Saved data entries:
- - - - -
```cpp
__global__ __launch_bounds__(256) void k_sample_fixup(GemmArgs p) {
    constexpr int NKM = 12, U = 4;
    const uint32_t q = blockIdx.x;
    const float tq = p.tau[q];
    if (!(tq < INFINITY)) return;
    const int tid = threadIdx.x, lane = tid & 63;
    const uint32_t w0 = __builtin_amdgcn_readfirstlane(tid >> 6) * 64;
    const uint32_t c = lane & 3, rr = lane >> 2;
    const int nk = p.row_bytes / kSliceB;
    const float sbq = p.b_scale[q];
    i32x4_t fb[NKM];
#pragma unroll
    for (int s = 0; s < NKM; ++s)
        fb[s] = s < nk ? *reinterpret_cast<const i32x4_t*>(p.B + (uint64_t)q * p.row_bytes + s * kSliceB + c * 16)
                       : i32x4_t{0, 0, 0, 0};
    auto block = [&](uint32_t j) {
        const uint32_t r0 = ((j >> 2) * kSampleTileEvery + kSampleTilePhase) * 128 + (j & 3) * 32;
        const float sc = p.a_scale[r0 / kQuantBlock];
        i32x4_t fa[2][NKM];
#pragma unroll
        for (int h = 0; h < 2; ++h) {
            const uint8_t* a = p.A + (uint64_t)(r0 + 16 * h + rr) * p.a_stride + c * 16;
#pragma unroll
            for (int s = 0; s < NKM; ++s)
                if (s < nk) fa[h][s] = *reinterpret_cast<const i32x4_t*>(a + s * kSliceB);
        }
#pragma unroll
        for (int h = 0; h < 2; ++h) {
            int acc = 0;
#pragma unroll
            for (int s = 0; s < NKM; ++s)
                if (s < nk)
#pragma unroll
                    for (int e = 0; e < 4; ++e) acc = __builtin_amdgcn_sdot4(fa[h][s][e], fb[s][e], acc, false);
            acc += (int)xor_lane32<1>((uint32_t)acc);
            acc += (int)xor_lane32<2>((uint32_t)acc);
            const float v = ((float)acc * sc) * sbq;
            const uint32_t row = r0 + 16 * h + rr;
            const bool pass = c == 0 && v >= tq && row < p.n_rows;
            const uint64_t mk = __ballot(pass);
            if (mk) {
                uint32_t gp = 0;
                if (lane == 0) gp = atomicAdd(p.cnt + q, (uint32_t)__builtin_popcountll(mk));
                gp = __builtin_amdgcn_readfirstlane(gp);
                const uint32_t pos = gp + (uint32_t)__builtin_popcountll(mk & ((1ull << lane) - 1ull));
                if (pass && pos < p.cap) p.cand[(uint64_t)q * p.cap + pos] = score_key(v, row);
            }
        }
    };
    const float* srow = p.S + (uint64_t)q * p.s_ld;
// ... 837 lines not shown
```

### better-search-rag-rust_amd/csrc/kernels.hpp

```cpp
#pragma once

#include <hip/hip_runtime.h>
#include <stdint.h>

namespace bsr {

constexpr uint32_t kLdAlign = 64;
constexpr uint32_t kRowPad = 256;
constexpr uint32_t kScanQF = 8;
constexpr uint32_t kSampleStride = 32;
constexpr uint32_t kQuantBlock = 32;
constexpr uint32_t kSampleScaleRows = 128;
constexpr uint32_t kFilterTile = 256;

constexpr uint32_t kRowNonFinite = 1u;
constexpr uint32_t kRowNormOvf = 2u;
constexpr uint32_t kRowNormRange = 4u;

constexpr uint32_t kQueryNonFinite = 1u;
constexpr uint32_t kQueryNoApprox = 2u;

enum StatusWord : uint32_t { kStFail = 0, kStEmitted = 1, kStQueryFlags = 2, kStFail2 = 3, kStWords = 4 };

hipError_t launch_synth_uniform(float* out, uint64_t row0, uint64_t n_rows, uint32_t dim,
// ... 60 lines not shown
hipError_t launch_dead_zero_fop(const uint64_t* dead, uint64_t n, const uint32_t* dead_blk, uint32_t row_bytes,
                                uint8_t* fop, uint8_t* fop_s, const float* rows, uint32_t dim, const float* scales_s,
                                hipStream_t s);
hipError_t launch_dead_andnot(const uint64_t* allow, const uint64_t* dead, uint64_t n, uint64_t* out, hipStream_t s);

enum UpdCount : uint32_t { kUpdBadId = 0, kUpdDupId = 1, kUpdNonFinite = 2, kUpdSampleRows = 3, kUpdCounts = 4 };
hipError_t launch_upd_check(const uint64_t* ids, uint64_t n_ids, uint64_t lo, uint64_t n, const void* src,
                            uint32_t dim, bool bf16, uint64_t* touched, uint64_t* blocks, uint64_t* groups,
                            uint64_t* cnt, hipStream_t s);
hipError_t launch_upd_scatter(const uint64_t* ids, uint64_t n_ids, uint64_t lo, const void* src, uint32_t dim,
                              uint32_t ld, bool bf16, float* rows, hipStream_t s);
hipError_t launch_upd_row_norms(const float* rows, const uint64_t* ids, uint64_t n_ids, uint64_t lo, uint32_t dim,
                                uint32_t ld, float* na, uint32_t* flags, hipStream_t s);
hipError_t launch_upd_rows_to_i8(const float* rows, uint64_t n, uint32_t dim, uint32_t ld, int8_t* out, float* scales,
                                 uint32_t* ea_max, const uint32_t* list, const uint32_t* count, uint32_t cap,
                                 hipStream_t s);
hipError_t launch_upd_rows_to_i8_sample(const float* rows, uint64_t n, uint32_t dim, uint32_t ld, int8_t* out,
                                        float* scales, const uint32_t* list, const uint32_t* count, uint32_t cap,
                                        hipStream_t s);
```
- - - - -
■ **WHAT TO PRODUCE**
Filter the data, keeping only the lines that contain "include".

■ **SOLUTION**
#include <hip/hip_runtime.h>
#include <stdint.h>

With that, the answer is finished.